Palavras-chave: Fissura Palatina; Tuba Auditiva; Ventilação da Orelha Média; Otite; Audição.

 

INTRODUÇÃO

As fissuras labiopalatinas (FLP) são malformações congênitas, nas quais as duas metades laterais do palato não se fundem, ocorrendo durante o desenvolvimento embrionário, entre a quarta e a 12ª semanas de gestação.
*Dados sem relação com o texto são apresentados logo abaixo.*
+    SRC* s_el = reinterpret_cast<SRC*>(s_img4) + ((uintptr_t)p & 15) / sizeof(SRC);
+    u32x4* s_vec = reinterpret_cast<u32x4*>(s_el + head);
+    const u32x4* pv = reinterpret_cast<const u32x4*>(p + head);
+    for (int i0 = tid; i0 < nvec; i0 += 5 * 1024) {
+        u32x4 r[5];
+#pragma unroll
+        for (int k = 0; k < 5; ++k) r[k] = (i0 + 1024 * k < nvec) ? pv[i0 + 1024 * k] : u32x4{0u, 0u, 0u, 0u};
+#pragma unroll
+        for (int k = 0; k < 5; ++k)
+            if (i0 + 1024 * k < nvec) s_vec[i0 + 1024 * k] = r[k];
+    }
+    if (tid < 256) {
+        for (int i = tid; i < head; i += 256) s_el[i] = p[i];
+        for (int i = head + nvec * PER + tid; i < count; i += 256) s_el[i] = p[i];
+    }
+#pragma unroll
+    for (int half = 0; half < 2; ++half) {
+        const int vt = tid + 1024 * half;
+        ImgStat st;
+        for (int i = vt; i < nvec; i += IMG_STAT_THREADS) st.template add_vec<SRC>(s_vec[i]);
+        if (vt < 256) {
+            for (int i = vt; i < head; i += 256) st.add((float)s_el[i]);
+            for (int i = head + nvec * PER + vt; i < count; i += 256) st.add((float)s_el[i]);
+        }
+        st.reduce_wave();
+        if (lane == 0) {
+            const int w = vt >> 6;
+            s_mx[w] = f2ord(st.mx);
+            s_mn[w] = f2ord(-st.mn);
+            s_s[w] = acc_fixed<ACC_STAT>(st.s);
+            s_q[w] = acc_fixed<ACC_STAT>(st.q);
+        }
+    }
+    __syncthreads();
+    unsigned omx = 0u, omn = 0u;
+    acc_t ss = 0, qq = 0;
+#pragma unroll
+    for (int w = 0; w < IMG_STAT_WAVES; ++w) {
+        omx = max(omx, s_mx[w]); omn = max(omn, s_mn[w]);
+        ss += s_s[w]; qq += s_q[w];
+    }
+    if (tid == 0) {
+        unsigned* w = work + 8 * n;
+        w[0] = omx; w[1] = omn;
+        *reinterpret_cast<acc_t*>(w + 2) = ss;
+        *reinterpret_cast<acc_t*>(w + 4) = qq;
+        w[6] = 0u; w[7] = 0u;
+    }
+    const ImgAffine af(omx, omn, ss, qq, HW, mode);
+    unsigned short* o = out + (long)n * HW * 8;
+    if constexpr (sizeof(SRC) == 1) {
+        if (tid < 256) s_tab[tid] = LP<T>::from_f32(af.value((float)tid));
+        __syncthreads();
+        for (int px = tid; px < HW; px += 1024) {
+            const SRC* e = s_el + px * 3;
+            *reinterpret_cast<u32x4*>(o + (long)px * 8) = u32x4{(unsigned)s_tab[e[0]] | ((unsigned)s_tab[e[1]] << 16), (unsigned)s_tab[e[2]], 0u, 0u};
+        }
+    } else {
+        for (int px = tid; px < HW; px += 1024)
+            *reinterpret_cast<u32x4*>(o + (long)px * 8) = af.template pixel<T, SRC>(s_el + px * 3);
     }
 }
 
@@ -760,6 +853,8 @@
         else hipLaunchKernelGGL(KERN<_Float16>, grid, block, smem, st, __VA_ARGS__);                 \
     } while (0)
 
+enum { IMG_LDS_MAX_BYTES = 158 * 1024 };
+
 template <typename SRC>
 static int image_normalize_impl(const SRC* img, void* out, float* work, int N, int HW, int mode, int dtype, void* stream) {
     DT_CHECK(dtype);
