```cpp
template <int N4>
__device__ __forceinline__ float wave_transpose_reduce(const float (&g)[4 * N4], const int lane)
{
    float z[2 * N4];
#pragma unroll
    for (int i = 0; i < 2 * N4; i++) {
        const envgs_u2 r = __builtin_amdgcn_permlane32_swap(__float_as_uint(g[i]), __float_as_uint(g[i + 2 * N4]), false, false);
        z[i] = __uint_as_float(r.x) + __uint_as_float(r.y);
    }
    float w[N4];
#pragma unroll
    for (int k = 0; k < N4; k++) {
        const envgs_u2 q = __builtin_amdgcn_permlane16_swap(__float_as_uint(z[k]), __float_as_uint(z[k + N4]), false, false);
        float v = __uint_as_float(q.x) + __uint_as_float(q.y);
        v += dpp_mov<0x128>(v);
        v += dpp_mov<0x124>(v);
        v += dpp_mov<0x122>(v);
        v += dpp_mov<0x121>(v);
        w[k] = v;
    }
    float out = w[0];
#pragma unroll
    for (int k = 1; k < N4; k++) out = ((lane & 15) == k) ? w[k] : out;
    return out;
}

__device__ __forceinline__ int lane_id() { return __builtin_amdgcn_mbcnt_hi(~0u, __builtin_amdgcn_mbcnt_lo(~0u, 0u)); }

template <int NW>
__device__ __forceinline__ uint32_t block_exclusive_u32(uint32_t v, uint32_t *s_w, uint32_t &total)
{
    const int lane = lane_id(), wave = threadIdx.x >> 6;
    const uint32_t inc = wave_scan_add_u32(v);
    if (lane == 63) s_w[wave] = inc;
    __syncthreads();
    uint32_t before = 0, all = 0;
#pragma unroll
    for (int k = 0; k < NW; k++) { const uint32_t t = s_w[k]; all += t; before += (k < wave) ? t : 0u; }
    total = all;
    __syncthreads();
    return before + inc - v;
}

__device__ __forceinline__ void atomic_add_f32(float *p, float v) { unsafeAtomicAdd(p, v); }

int launch_project(const envgs_raster_cfg *cfg, const float *means3D, const float *scales, const float *rotations,
                   const float *opacities, const float *shs, const float *transmat_precomp, const float *viewmatrix,
                   const float *projmatrix, const float *campos, float *geom, float *rgb, uint8_t *clamped,
                   int32_t *radii, uint32_t *tiles_touched, hipStream_t stream);
int launch_scan(const uint32_t *in, uint32_t *out, int n, void *temp, size_t temp_bytes, hipStream_t stream);
size_t scan_temp_bytes(int n);
size_t sort_temp_bytes(uint32_t n, int width, int height);
int launch_bin(const envgs_raster_cfg *cfg, uint32_t N, const float *geom, const int32_t *radii, uint64_t *tile_pairs,
               uint64_t *keys_sorted, uint32_t *point_list, void *bin_temp, size_t bin_temp_bytes, uint32_t *ranges, hipStream_t stream);
size_t key_sort_temp_bytes(int n);
int launch_key_sort(int n, const uint64_t *keys_in, uint64_t *keys_out, int top_bit, void *temp, size_t temp_bytes, hipStream_t stream);
size_t ray_sort_temp_bytes(int R);
int launch_ray_sort(int R, const float *ray_o, const float *ray_d, const float4 *nodes, int P, uint64_t *pairs, uint32_t *order, void *temp,
                    size_t temp_bytes, hipStream_t stream);
int launch_render_fwd(const envgs_raster_cfg *cfg, const uint32_t *ranges, const uint32_t *point_list, const float *geom,
                      const float *colors, const float *bg, float *out_color, float *allmap, float *final_T,
                      int32_t *n_contrib, float *weight, hipStream_t stream, uint8_t *audit_contrib = nullptr, int audit_lmax = 0, int colors_f16 = 0,
                      uint8_t *contrib_mask = nullptr, const uint8_t *audit_skip = nullptr);
int launch_render_bwd(const envgs_raster_cfg *cfg, const uint32_t *ranges, const uint32_t *point_list, const float *geom,
                      const float *colors, const float *bg, const float *final_T, const int32_t *n_contrib,
                      const float *dL_dcolor, const float *dL_dallmap, float *grad_rec, hipStream_t stream, int colors_f16 = 0,
                      const uint8_t *contrib_mask = nullptr);
int launch_project_bwd(const envgs_raster_cfg *cfg, const float *geom, const float *means3D, const float *scales,
                       const float *rotations, const float *shs, const uint8_t *clamped, const float *transmat_precomp,
                       const int32_t *radii, const float *viewmatrix, const float *projmatrix, const float *campos,
                       const float *grad_rec, float *dmeans3D, float *dmeans2D, float *dscales, float *drots, float *dshs,
                       float *dcolors, float *dopacities, float *dtransmat_precomp, hipStream_t stream);

int launch_sh_record_bwd(int P, int D, const float *means3D, const float *shs, const float *campos, const uint8_t *clamped, const int32_t *radii,
                         const float *grad_rec, float *dmeans3D, float *dshs, hipStream_t stream);

__host__ __device__ inline int tile_bits(int width, int height) {
    int tiles = ((width + TILE - 1) / TILE) * ((height + TILE - 1) / TILE);
    int b = 0;
    while ((1 << b) < tiles) b++;
    return b < 1 ? 1 : b;
}

}
```

### envgs_amd/csrc/raster_api.hip

```cpp
#include "common.h"

using namespace envgs;

extern "C" {

size_t envgs_raster_scan_temp_bytes(int32_t P) { return scan_temp_bytes(P); }

size_t envgs_raster_sort_temp_bytes(uint32_t N, int32_t width, int32_t height)
{
    return sort_temp_bytes(N, width, height);
}

static int check_cfg(const envgs_raster_cfg *cfg)
{
    if (!cfg) return ENVGS_ERR_BAD_ARG;
    if (cfg->channels != 3 && cfg->channels != 5 && cfg->channels != 7) return ENVGS_ERR_BAD_ARG;
    if (cfg->sh_degree < 0 || cfg->sh_degree > 3) return ENVGS_ERR_BAD_ARG;
    if (cfg->width <= 0 || cfg->height <= 0 || cfg->P < 0) return ENVGS_ERR_BAD_ARG;
    return 0;
}

int envgs_raster_project(const envgs_raster_cfg *cfg, const float *means3D, const float *scales, const float *rotations,
                         const float *opacities, const float *shs, const float *transmat_precomp,
                         const float *viewmatrix, const float *projmatrix, const float *campos, float *geom, float *rgb,
                         uint8_t *clamped, int32_t *radii, uint32_t *tiles_touched, uint32_t *offsets, void *scan_temp,
                         size_t scan_temp_bytes_, uint32_t *num_rendered_host, void *stream_)
{
    int rc = check_cfg(cfg);
    if (rc) return rc;
    if (num_rendered_host) *num_rendered_host = 0;
    if (cfg->P == 0) return 0;
    if (!means3D || !opacities || !viewmatrix || !projmatrix || !geom || !radii || !tiles_touched || !offsets) return ENVGS_ERR_BAD_ARG;
    if (!transmat_precomp && (!scales || !rotations)) return ENVGS_ERR_BAD_ARG;
    if (shs && (cfg->channels != 3 || !rgb || !clamped || !campos || cfg->sh_coeffs < (cfg->sh_degree + 1) * (cfg->sh_degree + 1))) return ENVGS_ERR_BAD_ARG;
    hipStream_t stream = (hipStream_t)stream_;
    rc = launch_project(cfg, means3D, scales, rotations, opacities, shs, transmat_precomp, viewmatrix, projmatrix, campos,
                        geom, rgb, clamped, radii, tiles_touched, stream);
    if (rc) return rc;
    if (scan_temp_bytes_ < scan_temp_bytes(cfg->P)) return ENVGS_ERR_TEMP_TOO_SMALL;
    rc = launch_scan(tiles_touched, offsets, cfg->P, scan_temp, scan_temp_bytes_, stream);
    if (rc) return rc;
    if (!num_rendered_host) return 0;
    hipError_t e = hipMemcpyAsync(num_rendered_host, offsets + (cfg->P - 1), sizeof(uint32_t), hipMemcpyDeviceToHost, stream);
    if (e != hipSuccess) return (int)e;
    e = hipStreamSynchronize(stream);
    return (int)e;
}

int envgs_raster_bin_and_render(const envgs_raster_cfg *cfg, uint32_t N, const float *geom, const int32_t *radii,
                                const float *colors, const float *bg, uint64_t *tile_pairs, uint64_t *keys_sorted, uint32_t *point_list,
                                void *bin_temp, size_t bin_temp_bytes_, uint32_t *ranges, float *out_color, float *allmap,
                                float *final_T, int32_t *n_contrib, float *weight, uint8_t *contrib_mask, void *stream_)
{
    int rc = check_cfg(cfg);
    if (rc) return rc;
    if (!ranges || !out_color || !allmap || !final_T || !n_contrib || !bg) return ENVGS_ERR_BAD_ARG;
    if (cfg->P > 0 && (!geom || !radii || !colors || !weight)) return ENVGS_ERR_BAD_ARG;
    if (N > 0 && (!tile_pairs || !point_list || !bin_temp)) return ENVGS_ERR_BAD_ARG;
    hipStream_t stream = (hipStream_t)stream_;
    rc = launch_bin(cfg, N, geom, radii, tile_pairs, keys_sorted, point_list, bin_temp, bin_temp_bytes_, ranges, stream);
    if (rc) return rc;
    return launch_render_fwd(cfg, ranges, point_list, geom, colors, bg, out_color, allmap, final_T, n_contrib, weight, stream, nullptr, 0,
                             (cfg->feature_f16 && cfg->sh_coeffs == 0) ? 1 : 0, contrib_mask);
}

int envgs_raster_render_audit(const envgs_raster_cfg *cfg, const float *geom, const float *colors, const float *bg,
                              const uint32_t *point_list, const uint32_t *ranges, float *out_color, float *allmap, float *final_T,
                              int32_t *n_contrib, float *weight, uint8_t *contrib, int32_t lmax, const uint8_t *skip_px, void *stream_)
{
    int rc = check_cfg(cfg);
    if (rc) return rc;
    if (!ranges || !out_color || !allmap || !final_T || !n_contrib || !bg || !contrib || lmax <= 0) return ENVGS_ERR_BAD_ARG;
    if (cfg->P > 0 && (!geom || !colors || !weight || !point_list)) return ENVGS_ERR_BAD_ARG;
    hipStream_t stream = (hipStream_t)stream_;
    hipError_t e = hipMemsetAsync(contrib, 0, (size_t)cfg->width * cfg->height * (size_t)lmax, stream);
    if (e != hipSuccess) return (int)e;
    return launch_render_fwd(cfg, ranges, point_list, geom, colors, bg, out_color, allmap, final_T, n_contrib, weight, stream, contrib, lmax,
                             (cfg->feature_f16 && cfg->sh_coeffs == 0) ? 1 : 0, nullptr, skip_px);
}

int envgs_raster_backward(const envgs_raster_cfg *cfg, uint32_t N, const float *geom, const float *colors, const float *bg,
                          const uint32_t *point_list, const uint32_t *ranges, const float *final_T,
                          const int32_t *n_contrib, const uint8_t *contrib_mask, const float *dL_dcolor, const float *dL_dallmap, const float *means3D,
                          const float *scales, const float *rotations, const float *shs, const uint8_t *clamped,
                          const float *transmat_precomp, const int32_t *radii, const float *viewmatrix,
                          const float *projmatrix, const float *campos, float *grad_rec, float *dmeans3D, float *dmeans2D,
                          float *dscales, float *drots, float *dshs, float *dcolors, float *dopacities,
                          float *dtransmat_precomp, void *stream_)
{
    int rc = check_cfg(cfg);
    if (rc) return rc;
    if (cfg->P == 0) return 0;
    if (!geom || !colors || !bg || !ranges || !final_T || !n_contrib || !grad_rec || !radii ||
        !dmeans2D || !dopacities || !viewmatrix || !projmatrix)
        return ENVGS_ERR_BAD_ARG;
    if (N > 0 && !point_list) return ENVGS_ERR_BAD_ARG;
    if (shs ? (!dshs || !clamped || !campos || !means3D) : !dcolors) return ENVGS_ERR_BAD_ARG;
    if (transmat_precomp ? !dtransmat_precomp : (!scales || !rotations || !means3D || !dmeans3D || !dscales || !drots)) return ENVGS_ERR_BAD_ARG;
    hipStream_t stream = (hipStream_t)stream_;
    rc = launch_render_bwd(cfg, ranges, point_list, geom, colors, bg, final_T, n_contrib, dL_dcolor, dL_dallmap, grad_rec, stream,
                           (cfg->feature_f16 && !shs) ? 1 : 0, contrib_mask);
    if (rc) return rc;
    return launch_project_bwd(cfg, geom, means3D, scales, rotations, shs, clamped, transmat_precomp, radii, viewmatrix,
                              projmatrix, campos, grad_rec, dmeans3D, dmeans2D, dscales, drots, dshs, dcolors, dopacities,
                              dtransmat_precomp, stream);
}

}
```

### envgs_amd/csrc/raster_bin.hip

```cpp
#include "common.h"
#include "ray_key.h"
#include "tile_sort.h"

namespace envgs {

constexpr int SCAN_ITEMS = 1024;

size_t scan_temp_bytes(int n) { return sizeof(uint32_t) * (size_t)(((n > 0 ? n : 1) + SCAN_ITEMS - 1) / SCAN_ITEMS) + 64; }

__global__ void __launch_bounds__(256)
scan_block_sums(const uint32_t *__restrict__ in, uint32_t *__restrict__ sums, int n)
{
    __shared__ uint32_t s_w[5];
    const int base = blockIdx.x * SCAN_ITEMS + threadIdx.x * 4;
    uint32_t s = 0;
#pragma unroll
    for (int k = 0; k < 4; k++) s += (base + k < n) ? in[base + k] : 0u;
    uint32_t total;
    (void)block_exclusive_u32<4>(s, s_w, total);
    if (threadIdx.x == 0) sums[blockIdx.x] = total;
}

__global__ void __launch_bounds__(256)
scan_apply(const uint32_t *in, uint32_t *out, const uint32_t *__restrict__ sums, int n)
{
    __shared__ uint32_t s_w[5];
    uint32_t pre = 0;
    for (int k = threadIdx.x; k < (int)blockIdx.x; k += 256) pre += sums[k];
    uint32_t before;
    (void)block_exclusive_u32<4>(pre, s_w, before);
    const int base = blockIdx.x * SCAN_ITEMS + threadIdx.x * 4;
    uint32_t a[4];
#pragma unroll
    for (int k = 0; k < 4; k++) a[k] = (base + k < n) ? in[base + k] : 0u;
    a[1] += a[0]; a[2] += a[1]; a[3] += a[2];
    uint32_t total;
    const uint32_t ex = block_exclusive_u32<4>(a[3], s_w, total) + before;
#pragma unroll
    for (int k = 0; k < 4; k++) if (base + k < n) out[base + k] = ex + a[k];
}

int launch_scan(const uint32_t *in, uint32_t *out, int n, void *temp, size_t temp_bytes, hipStream_t stream)
{
    if (n <= 0) return 0;
    if (temp_bytes < scan_temp_bytes(n)) return ENVGS_ERR_TEMP_TOO_SMALL;
    ProfScope prof_(K_SCAN, stream);
    const int nb = (n + SCAN_ITEMS - 1) / SCAN_ITEMS;
    hipLaunchKernelGGL(scan_block_sums, dim3(nb), dim3(256), 0, stream, in, (uint32_t *)temp, n);
    hipLaunchKernelGGL(scan_apply, dim3(nb), dim3(256), 0, stream, in, out, (const uint32_t *)temp, n);
    return (int)hipGetLastError();
}

constexpr int BIN_ROWS_MAX = 512;
constexpr int BIN_SLICE_MIN = 1024;
constexpr int BIN_BAND = 16384;
constexpr int BIG_RECT = 32;
constexpr int SORT_LONG_N = 16384;
constexpr int SORT_LONG_WGS = 256;

struct BinPlan { int rows, slice, ntiles; };
static BinPlan bin_plan(int P, int W, int H)
{
    BinPlan p;
    p.ntiles = ((W + TILE - 1) / TILE) * ((H + TILE - 1) / TILE);
    int rows = (P + BIN_SLICE_MIN - 1) / BIN_SLICE_MIN;
    rows = rows < 1 ? 1 : (rows > BIN_ROWS_MAX ? BIN_ROWS_MAX : rows);
    p.slice = (((P + rows - 1) / rows + 255) / 256) * 256;
    p.rows = p.slice > 0 ? (P + p.slice - 1) / p.slice : 1;
    if (p.rows < 1) p.rows = 1;
    return p;
}

size_t sort_temp_bytes(uint32_t, int width, int height)
{
    const size_t ntiles = (size_t)((width + TILE - 1) / TILE) * ((height + TILE - 1) / TILE);
    return sizeof(uint32_t) * ((size_t)BIN_ROWS_MAX * ntiles + 3 * ntiles + 1 + 4) + 256;
}
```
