int decide_impl(gpr_ctx* ctx, const gpr_window* win, gpr_result* res, bool resident, bool async) {
  if (!ctx) return GPR_E_INVALID;
  NvtxRange nvtx_range(resident ? "gpr_decide_resident" : "gpr_decide");
  if (!win || !res) return fail(ctx, GPR_E_INVALID, "window/result is NULL");
  const size_t win_v1 = offsetof(gpr_window, groups), res_v1 = offsetof(gpr_result, idle_slots);
  if ((win->struct_size != sizeof(gpr_window) && win->struct_size != win_v1) ||
      (res->struct_size != sizeof(gpr_result) && res->struct_size != res_v1))
    return fail(ctx, GPR_E_INVALID, "struct_size mismatch (window %u/%zu or %zu, result %u/%zu or %zu)",
                win->struct_size, sizeof(gpr_window), win_v1, res->struct_size, sizeof(gpr_result), res_v1);
  const uint32_t* const groups = win->struct_size == sizeof(gpr_window) ? win->groups : nullptr;
  uint32_t* const idle_slots = res->struct_size == sizeof(gpr_result) ? res->idle_slots : nullptr;
  CU(cudaSetDevice(ctx->device));

  uint32_t P = win->n_pods, G = win->n_gpus, T = win->n_samples;
  uint64_t ld = win->row_stride ? win->row_stride : T;
  const float* util = win->util;
  const float* power = win->power;
  int in_kind = win->mem_kind;
  const bool u8 = !resident && win->util_format == GPR_FMT_U8B;
  if (!resident && win->util_format != GPR_FMT_F32 && win->util_format != GPR_FMT_U8B)
    return fail(ctx, GPR_E_INVALID, "bad util_format %u", win->util_format);
  if (resident) {
    if (!ctx->d_res_util) return fail(ctx, GPR_E_STATE, "no resident window (gpr_resident_init)");
    P = ctx->res_P, G = ctx->res_G, T = ctx->res_T, ld = T;
    util = ctx->d_res_util;
    power = ctx->d_res_power;
    if (ctx->d_idx_util) {
      if (ctx->idx_stale)
        return fail(ctx, GPR_E_STATE, "the block index is stale: gpr_text_parse(GPR_TEXT_RESIDENT) merged samples "
                    "into the ring; call gpr_resident_reindex before gpr_decide_resident");
      T = ctx->idx_ld, ld = ctx->idx_ld;
      util = ctx->d_idx_util;
      power = ctx->d_idx_power;
    }
  }
  if (in_kind != GPR_MEM_HOST && in_kind != GPR_MEM_DEVICE)
    return fail(ctx, GPR_E_INVALID, "bad mem_kind %d", in_kind);
  if (res->out_mem_kind != GPR_MEM_HOST && res->out_mem_kind != GPR_MEM_DEVICE)
    return fail(ctx, GPR_E_INVALID, "bad out_mem_kind %d", res->out_mem_kind);
  if (G == 0 || T == 0) return fail(ctx, GPR_E_INVALID, "n_gpus and n_samples must be > 0");
  if (G > 256) return fail(ctx, GPR_E_UNSUPPORTED, "n_gpus %u > 256 series slots per pod is not supported", G);
  const uint32_t MW = (G + 31u) / 32u;
  if (ld < T) return fail(ctx, GPR_E_INVALID, "row_stride %llu < n_samples %u",
                          (unsigned long long)ld, T);
  if (P > 0 && !util) return fail(ctx, GPR_E_INVALID, "util is NULL");
  if (!res->decision_bits && P > 0) return fail(ctx, GPR_E_INVALID, "decision_bits is NULL");
  const uint64_t S64 = (uint64_t)P * G;
  if (S64 > 0x7fffffffull) return fail(ctx, GPR_E_INVALID, "too many series (%llu)",
                                       (unsigned long long)S64);
  const uint32_t S = (uint32_t)S64;
  const uint32_t W = (P + 31u) / 32u;
  const bool use_power = power != nullptr && power_truthy(win->power_threshold);
  const bool host_in = !resident && in_kind == GPR_MEM_HOST;
  const bool gates_host = in_kind == GPR_MEM_HOST;
  const bool host_out = res->out_mem_kind == GPR_MEM_HOST;
  const bool fused = ctx->p2p_ready && ctx->world > 1;
  const bool comm = (ctx->comm != nullptr || fused) && ctx->world > 1;
  if (fused && 2u * W > ctx->p2p_stride)
    return fail(ctx, GPR_E_CAPACITY, "n_pods %u exceeds the p2p exchange capacity (%u pods per rank)", P,
                ctx->p2p_stride * 16u);
  if (comm && (P % 32u) != 0)
    return fail(ctx, GPR_E_INVALID, "with a communicator n_pods must be a multiple of 32 (got %u)", P);
  if ((int)ctx->pending.size() >= kSlots)
    return fail(ctx, GPR_E_STATE, "too many outstanding async results; call gpr_sync");
  const bool grouped = groups != nullptr && P > 0;
  if (grouped && in_kind == GPR_MEM_HOST) {
    for (uint32_t p = 0; p < P; ++p) {
      const uint32_t* e = groups + (size_t)p * G;
      for (uint32_t g = 0; g < G; ++g) {
        const uint32_t x = e[g], l = x & gpr::kGroupLeader;
        if ((x & ~(gpr::kGroupLeader | gpr::kGroupUtil)) != 0u || l > g || (e[l] & gpr::kGroupLeader) != l)
          return fail(ctx, GPR_E_INVALID, "gpr_window.groups: malformed entry 0x%x at pod %u slot %u (leader above its "
                      "slot, a leader that does not lead itself, or bits other than 0-7 and GPR_GROUP_UTIL)", x, p, g);
      }
    }
  }

  if (host_in) {
    if ((uint64_t)P * G * T > (uint64_t)ctx->max_pods * ctx->max_gpus * ctx->max_samples)
      return fail(ctx, GPR_E_CAPACITY, "host window %ux%ux%u exceeds the staging capacity of %ux%ux%u cells", P, G, T,
                  ctx->max_pods, ctx->max_gpus, ctx->max_samples);
    if (use_power && !ctx->cap_power)
      return fail(ctx, GPR_E_CAPACITY, "power plane not reserved (GPR_F_POWER_PLANE)");
  }

  int rc;
  const unsigned sset = ctx->parity;
  ctx->parity ^= 1u;
  if (ctx->masks_dirty) {
    CU(cudaMemsetAsync(ctx->d_tickets, 0, 2 * sizeof(unsigned int), ctx->stream));
    CU(cudaMemsetAsync(ctx->d_acc, 0, 6 * sizeof(unsigned long long), ctx->stream));
    ctx->last_was_reduce = false;
  }
  for (int k = 0; k < 2; ++k) {
    const size_t cap_before = ctx->masks_cap[k];
    if ((rc = grow(ctx, &ctx->d_masks[k], &ctx->masks_cap[k], (size_t)2 * P * MW + 16)) != GPR_OK) return rc;
    if (ctx->masks_cap[k] != cap_before || ctx->masks_dirty) {
      CU(cudaMemsetAsync(ctx->d_masks[k], 0, ctx->masks_cap[k] * sizeof(uint32_t), ctx->stream));
      ctx->last_was_reduce = false;
    }
  }
  ctx->masks_dirty = false;
  uint32_t* const masks = ctx->d_masks[sset];
  if ((rc = grow(ctx, &ctx->d_bits, &ctx->bits_cap, (size_t)3 * W + 2)) != GPR_OK) return rc;
  if (comm && !fused &&
      (rc = grow(ctx, &ctx->d_gather, &ctx->gather_cap, (size_t)ctx->world * 2 * W + 2)) != GPR_OK)
    return rc;
  const bool want_smax = res->series_max != nullptr;
  if (want_smax && host_out &&
      (rc = grow(ctx, &ctx->d_smax, &ctx->smax_cap, (size_t)S + 4)) != GPR_OK)
    return rc;
  if (idle_slots && host_out && (rc = grow(ctx, &ctx->d_islots, &ctx->islots_cap, (size_t)P * MW + 4)) != GPR_OK)
    return rc;
  if (grouped) {
    if ((rc = grow(ctx, &ctx->d_grouped, &ctx->grouped_cap, (size_t)P * MW + 4)) != GPR_OK ||
        (rc = grow(ctx, &ctx->d_gpods, &ctx->gpods_cap, (size_t)P + 4)) != GPR_OK ||
        (!want_smax && (rc = grow(ctx, &ctx->d_gmax, &ctx->gmax_cap, (size_t)S + 4)) != GPR_OK) ||
// ... 429 lines not shown
  catch (...) {                                                             \
    return fail(ctxp, GPR_E_INVALID, "unexpected C++ exception");           \
  }

extern "C" {

int gpr_version(void) {
  return GPR_VERSION_MAJOR * 10000 + GPR_VERSION_MINOR * 100 + GPR_VERSION_PATCH;
}

const char* gpr_last_error(const gpr_ctx* ctx) { return ctx ? ctx->err : g_create_err; }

São comuns, entre as malformações que atingem a face do ser humano, com prevalência média entre um e dois indivíduos para cada 1.000 nascimentos.1 No Brasil essa incidência oscila em torno de 1:650,2 o que se aproxima dos dados epidemiológicos em populações brancas de europeus e americanos que variam, respectivamente, entre 1:500 e 1:768 nascimentos.3

As crianças com FLP têm alta prevalência de otite média com efusão,4 doença que determina disacusia tipo condutiva, de grau leve a moderado, frequentemente encontrada em crianças em idade pré-escolar e escolar. Essa idade é fundamental na aquisição de linguagem falada e escrita, no relacionamento e convívio social.4

Na literatura especializada verificou-se grande variedade de pesquisas relacionadas ao tratamento de otites médias com efusão (OME) das crianças portadoras de FLP. Esses trabalhos são realizados para desenvolver estratégias de tratamento que possam minimizar os efeitos auditivos e as sequelas estruturais em membrana timpânica e cadeia ossicular. Alguns autores preconizam o tratamento clínico e cirúrgico com introdução de tubos de ventilação precocemente, antes da manifestação dos sinais ou sintomas da OME, outros adotam conduta conservadora, aguardando os sinais da disfunção da tuba auditiva para indicação do tratamento.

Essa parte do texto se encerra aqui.